Hi NetApp,
We received advisory email from NetApp to upgrade the ONTAP version before this issue impacts our customers. We are told to upgrade asap.
Looking at the BUG and KB, it appears there is a NMI PCI errors on the CNA [UTA2] card due to non-correctable ECC erros resulting reboot, basically the Node will be failed-over to prevent loss of data and to maintain data integrity and will be failed back.
BUGID: https://mysupport.netapp.com/NOW/cgi-bin/bol?Type=Detail&Display=1026931
For a dedicated NetApp clusters in a small environment, this is not an issue, but for managed services company with more than 50 clusters its easier said then done. We need to first make sure everything connected to NetApp is compatible using Matrix site and only then proceed towards upgrading DR first and PROD next.

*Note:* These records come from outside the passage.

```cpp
bool pair_plan(long M, int Co, int N, int K1, size_t ws_nt_bytes, size_t ws_tn_bytes, RowsChoice* ch_out, TnPlan* pl_out) {
    if (dma_mode() == 0 || getenv("LIDBOX_GEMM_NO_PAIR") != nullptr || M < 1 || N < 1 || K1 < 1 || Co < 1) return false;
    if (Co % 4 != 0 || K1 % 4 != 0) return false;
    const RowsChoice ch = choose_rows_env(1, M, N, Co, ws_nt_bytes);
    const TnPlan pl = tn_plan(M, K1, Co);
    const SkTn sk = sk_tn_plan(M, K1, Co);
    const bool sk_rows = !getenv("LIDBOX_GEMM_PLAN") && lidbox_gemm_plan_is_stream_k(1, M, N, Co, ws_nt_bytes);
    const bool sk_tn = sk.ok && !getenv("LIDBOX_GEMM_TN_PLAN") && !sk_tuned_out(2, M, Co, K1) && ws_tn_bytes >= sk.ws_need;
    const size_t tn_need = ((size_t)pl.splits * K1 * Co + (size_t)pl.splits * Co) * sizeof(float);
    const long rows_blocks = lbx_cdiv(M, 64L) * lbx_cdiv((long)N, 64L) * ch.splits;
    const long tn_blocks = lbx_cdiv((long)K1, 64L) * lbx_cdiv((long)Co, 64L) * pl.splits;
    if (!(ch.bm == 64 && ch.bn == 64 && ch.waves == 4 && pl.bm == 64 && pl.bn == 64 && !sk_rows && !sk_tn && ws_tn_bytes >= tn_need &&
          (ch.splits == 1 || (size_t)ch.splits * M * N * sizeof(float) <= ws_nt_bytes) && rows_blocks + tn_blocks <= pair_max_blocks()))
        return false;
    if (ch_out) *ch_out = ch;
    if (pl_out) *pl_out = pl;
    return true;
}

extern "C" int lidbox_gemm_nt_tn_carry(lidbox_rows_t dY, const float* W, long ldb, lidbox_rows_out_t dX, int Co, int N, int epilogue,
                                       const float* aux, void* ws_nt, size_t ws_nt_bytes, lidbox_rows_t X, float* dW, long ldc, int K1,
                                       int accumulate, float* bias_grad, void* ws_tn, size_t ws_tn_bytes,
                                       const lidbox_reduce_job_t* jobs, int njobs, lidbox_reduce_job_t* job_out, lidbox_stream_t stream) {
    hipStream_t st = (hipStream_t)stream;
    if (job_out) memset(job_out, 0, sizeof *job_out);
    ReduceJob pend[MAX_CARRY];
    const int npend = jobs_in(jobs, njobs, pend);
    LBX_ARG(npend >= 0 && npend < MAX_CARRY, "at most 1 non-empty pending job per call");
    for (int i = 0; i < npend; ++i)
        LBX_ARG((const void*)pend[i].P != ws_nt && (const void*)pend[i].P != ws_tn, "a pending job's slices live in this call's workspaces");
    for (int i = 0; i < npend; ++i) LBX_ARG(pend[i].splits >= 0, "an optimizer-prepare job runs through lidbox_reduce_jobs_run only");
    const long M = (long)dY.batch * dY.rows_per_batch;
    bool pair = dma_mode() != 0 && getenv("LIDBOX_GEMM_NO_PAIR") == nullptr && M >= 1 && N >= 1 && K1 >= 1 && Co >= 1 && W && dW && ws_tn &&
                ws_nt != ws_tn;
    if (pair) {
        if (validate_rows_call(__func__, dY, W, ldb, dX, Co, N, epilogue, aux, Co)) return LIDBOX_E_INVALID;
        if (check_rows(__func__, X.base, X.batch_stride, X.row_stride, X.batch, X.rows_per_batch)) return LIDBOX_E_INVALID;
        LBX_ARG((long)X.batch * X.rows_per_batch == M && ldc >= Co, "X and dY row counts differ, or ldc < Co");
    }
    RowsChoice ch{};
    TnPlan pl{};
    if (pair) {
        const size_t wsb = ws_nt ? ws_nt_bytes : 0;
        const bool al_rows = rows_aligned(dY) && aligned16(W) && ldb % 4 == 0 && sk_extent_ok(dY, Co) && sk_b_extent_ok(true, Co, N, ldb) &&
                             aligned16(ws_nt);
        const bool al_tn = rows_aligned(X) && sk_extent_ok(X, K1) && aligned16(ws_tn);
        pair = al_rows && al_tn && pair_plan(M, Co, N, K1, wsb, ws_tn_bytes, &ch, &pl);
    }
    if (!pair) {
        lidbox_reduce_job_t all[MAX_CARRY];
        for (int i = 0; i < npend; ++i) memcpy(&all[i], &pend[i], sizeof(ReduceJob));
        int rc = lidbox_gemm_tn_partial(X, dY, dW, ldc, K1, Co, accumulate, bias_grad, ws_tn, ws_tn_bytes, &all[npend], stream);
        if (rc) return rc;
        if (ws_nt == ws_tn) {
            rc = lidbox_reduce_jobs_run(all, npend + 1, stream);
            if (rc) return rc;
            return lidbox_gemm_nt(dY, W, ldb, dX, Co, N, epilogue, aux, ws_nt, ws_nt_bytes, stream);
        }
        return lidbox_gemm_nt_carry(dY, W, ldb, dX, Co, N, epilogue, aux, ws_nt, ws_nt_bytes, all, npend + 1, stream);
    }
    PairRows r;
    r.A = to_dev(dY); r.Bm = W; r.ldb = ldb;
    r.Cd = RowsOutD{dX.base, dX.batch_stride, dX.row_stride, dX.batch, dX.rows_per_batch};
    r.P = (float*)ws_nt; r.M = M; r.K = Co; r.N = N; r.epi = epilogue; r.aux = aux;
    r.tiles_n = (int)lbx_cdiv((long)N, 64L);
    r.ntiles = (unsigned)(lbx_cdiv(M, 64L) * r.tiles_n);
    r.k_per_split = ch.k_per_split; r.nx = r.ntiles; r.partial = ch.splits > 1 ? 1 : 0;
    if (ch.splits == 1 && ws_nt) {
        const DmaStreamPlan spl = dma_stream_plan(64, 64, M, N, Co);
        if (spl.g > 1 && ws_nt_bytes >= spl.ws_need) {
            r.sp.pieces = (unsigned)(spl.rem * spl.g);
            r.sp.npad = (r.sp.pieces + 7u) & ~7u;
            r.sp.g = spl.g;
            r.sp.first_tile = (unsigned)spl.whole;
            r.sp.epoch = sk_next_epoch();
            r.sp.counters = (unsigned*)ws_nt;
            r.sp.slabs = (float*)((char*)ws_nt + SK_COUNTER_BYTES);
            r.ntiles = (unsigned)spl.whole;
            r.nx = r.sp.npad + r.ntiles;
        }
    }
    PairTn t;
    t.A = to_dev(X); t.Bd = to_dev(dY);
    t.P = (float*)ws_tn; t.Pc = bias_grad ? t.P + (size_t)pl.splits * K1 * Co : nullptr;
    t.M = M; t.K1 = K1; t.N = Co; t.tiles_n = (int)lbx_cdiv((long)Co, 64L);
    t.ntiles = (int)(lbx_cdiv((long)K1, 64L) * t.tiles_n);
    t.rows_per_split = pl.rows_per_split;
    const unsigned rows_blocks = r.nx * (unsigned)ch.splits;
    ReduceJobs rj;
    if (npend > 0 && getenv("LIDBOX_GEMM_NO_CARRY") == nullptr) rj = pack_carry(pend, npend, carry_cap());
    const unsigned grid = rj.total + rows_blocks + (unsigned)(t.ntiles * pl.splits);
    g_last_launches[0] = 1; g_last_launches[1] = 0; g_last_launches[2] = (job_out ? 0 : 1) + (ch.splits > 1 ? 1 : 0);
    g_last_family = 1;
    g_last_carried = rj.total > 0 ? npend : 0;
    hipLaunchKernelGGL(gemm_nt_tn_pair_kernel, dim3(grid), dim3(256), 0, st, r, t, rows_blocks, rj);
    LBX_LAUNCH_OK();
    if (npend > 0 && rj.total == 0) {
        int rc = run_reduce_jobs(pend, npend, st);
        if (rc) return rc;
    }
    if (ch.splits > 1) {
        long g = lbx_cdiv(M * N, 256);
        if (g > 2048) g = 2048;
        hipLaunchKernelGGL(rows_reduce_kernel, dim3((unsigned)g), dim3(256), 0, st, (const float*)r.P, ch.splits, 0L, M, N, r.Cd, epilogue,
                           aux);
        LBX_LAUNCH_OK();
    }
    if (job_out && reduce_job_vec_ok(t.P, t.Pc, pl.splits, (long)K1 * Co, Co, dW, ldc, bias_grad)) {
// ... 47 lines not shown
```

### lidbox_amd/csrc/gemm_dma.h

```cpp
#pragma once

#include "gemm_sk.h"

namespace {

constexpr int DMA_STAGES = 3;

template <int ROWS>
struct DmaInner {
    static constexpr int PW = ROWS / 64;
    const float* sb;
    unsigned vo[PW];
    int rd;
    __device__ __forceinline__ void init(const float* base, const long (&roff)[PW], int k0, int lane, int wsub) {
        sb = sk_uniform(base + k0);
        const int chunk = (lane & 3) ^ ((lane >> 4) & 3);
#pragma unroll
        for (int i = 0; i < PW; ++i) vo[i] = (unsigned)((roff[i] + chunk * 4) * 4);
        rd = (wsub * (ROWS / 2) + (lane & 31)) * 16;
    }
    __device__ __forceinline__ void issue(int i, unsigned dst) const { sk_dma_s(sb, vo[i], dst); }
    __device__ __forceinline__ void issue_tail(int i, unsigned dst, int kvalid, int lane) const {
        const int chunk = (lane & 3) ^ ((lane >> 4) & 3);
        const float* p = reinterpret_cast<const float*>(reinterpret_cast<const char*>(sb) + vo[i]);
// ... 21 lines not shown
    long step;
    int rd;
    __device__ __forceinline__ void init(const float* base, long ld, int col0, int ncols, int k0, int lane, int wv, int wsub) {
        sb = sk_uniform(base + (long)k0 * ld + col0);
        int c = (lane % LPR) * 4;
        if (col0 + c >= ncols) c = 0;
#pragma unroll
        for (int i = 0; i < PW; ++i) vo[i] = (unsigned)(((long)(RPP * (wv * PW + i) + lane / LPR) * ld + c) * 4);
        step = (long)SK_BK * ld;
        rd = (4 * (lane >> 5)) * COLS + wsub * (COLS / 2) + (lane & 31);
    }
    __device__ __forceinline__ void issue(int i, unsigned dst) const { sk_dma_s(sb, vo[i], dst); }
    __device__ __forceinline__ void issue_tail(int i, unsigned dst, int kvalid, int lane, int wv) const {
        const float* p = reinterpret_cast<const float*>(reinterpret_cast<const char*>(sb) + vo[i]);
        sk_dma_f(RPP * (wv * PW + i) + lane / LPR < kvalid ? p : g_sk_zero, dst);
    }
    __device__ __forceinline__ void advance() { sb += step; }
    template <int NB>
    __device__ __forceinline__ void read(const float* st, int lane, int s2, float (&v)[NB][4]) const {
#pragma unroll
        for (int b = 0; b < NB; ++b)
#pragma unroll
            for (int j = 0; j < 4; ++j) v[b][j] = st[rd + (8 * s2 + j) * COLS + b * 32];
    }
};

template <int MI, int NJ, int J0, int J1>
__device__ __forceinline__ void dma_mma(const float (&a)[MI][4], const float (&b)[NJ][4], f32x16 (&acc)[MI][NJ]) {
#pragma unroll
    for (int j = J0; j < J1; ++j)
#pragma unroll
        for (int bi = 0; bi < MI; ++bi)
#pragma unroll
            for (int bj = 0; bj < NJ; ++bj)
                acc[bi][bj] = __builtin_amdgcn_mfma_f32_32x32x2f32(a[bi][j], b[bj][j], acc[bi][bj], 0, 0, 0);
}

struct DmaStream {
    unsigned npad = 0;
    unsigned pieces = 0;
    int g = 1;
    unsigned first_tile = 0;
    unsigned epoch = 0;
    unsigned* counters = nullptr;
    float* slabs = nullptr;
};

template <int MI, int NJ>
__device__ __forceinline__ void dma_slab_store(float* slab, const f32x16 (&acc)[MI][NJ], int wv, int lane) {
    const __amdgpu_buffer_rsrc_t r = __builtin_amdgcn_make_buffer_rsrc(const_cast<float*>(sk_uniform(slab)), 0, MI * NJ * 4096 * 4, 0x00020000);
#pragma unroll
    for (int bi = 0; bi < MI; ++bi)
#pragma unroll
        for (int bj = 0; bj < NJ; ++bj)
#pragma unroll
            for (int r4 = 0; r4 < 4; ++r4) {
                const f32x4_t x = {acc[bi][bj][4 * r4], acc[bi][bj][4 * r4 + 1], acc[bi][bj][4 * r4 + 2], acc[bi][bj][4 * r4 + 3]};
                __builtin_amdgcn_raw_buffer_store_b128(__builtin_bit_cast(u32x4_t, x), r,
                                                       ((((wv * (MI * NJ) + bi * NJ + bj) * 4 + r4) * 64 + lane) * 4) * 4, 0,  16);
            }
}
template <int MI, int NJ>
__device__ __forceinline__ void dma_slab_add(const float* slab, f32x16 (&acc)[MI][NJ], int wv, int lane) {
    const __amdgpu_buffer_rsrc_t r = __builtin_amdgcn_make_buffer_rsrc(const_cast<float*>(sk_uniform(slab)), 0, MI * NJ * 4096 * 4, 0x00020000);
#pragma unroll
    for (int bi = 0; bi < MI; ++bi)
#pragma unroll
        for (int bj = 0; bj < NJ; ++bj) {
#pragma unroll
            for (int r4 = 0; r4 < 4; ++r4) {
                const f32x4_t x = __builtin_bit_cast(
                    f32x4_t, __builtin_amdgcn_raw_buffer_load_b128(r, ((((wv * (MI * NJ) + bi * NJ + bj) * 4 + r4) * 64 + lane) * 4) * 4, 0,  16));
#pragma unroll
                for (int j = 0; j < 4; ++j) acc[bi][bj][4 * r4 + j] += x[j];
            }
            __builtin_amdgcn_sched_barrier(0);
        }
}
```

With so many Clusters it may well take some.
Concern: My concern is about 'insufficient explanation' around this BUG in the KB or BUG itself?
CNA [UTA2] - Can be used in two personality mode:
1. FC only
2. CNA (FCoE) - Protocols allowed : FC, ISCSI, CIFS & NFS
CNA [UTA2] - Provides - hardware offload support for iSCSI and FCoE , and I believe for CIFS/NFS there is no offloading stuff, DATA is just passed on like any other Ethernet NIC.
My question is:
1. Does this BUG effect customers using CNA personality mode for - CIFS/NFS only ? and if yes how does it impacts ?
2. Looking at the advisory it appears the solution is to upgrade the ONTAP, which means there is nothing wrong withe the Hardware or Firmware of the Device CNA ? ONTAP will probably do some early detection and reset the non-correctable ECC errors before it panics ?
3. Workaround says - I must say very confusing to read - It reads- Change any un-used CNA mode to FC mode ? What do you mean by that - If the Ports are CNA mode and offline, they will still be impacted. How about the Ports that are in CNA mode at the moment and serving data to customers. I thought workaround is always for the current situation and not for something that is un-used.
Those are the 3 key questions for now. But, I would really appreciate if you could also let us know - Any particular logs in the NetApp logs directory that might spit up some errors which would indicate that we are closing in on the BUG mentioned?
We have a large NetApp Customer base, so would really appreciate if someone from NetApp could help us answer this queries ?
Many thanks,
-Ashwin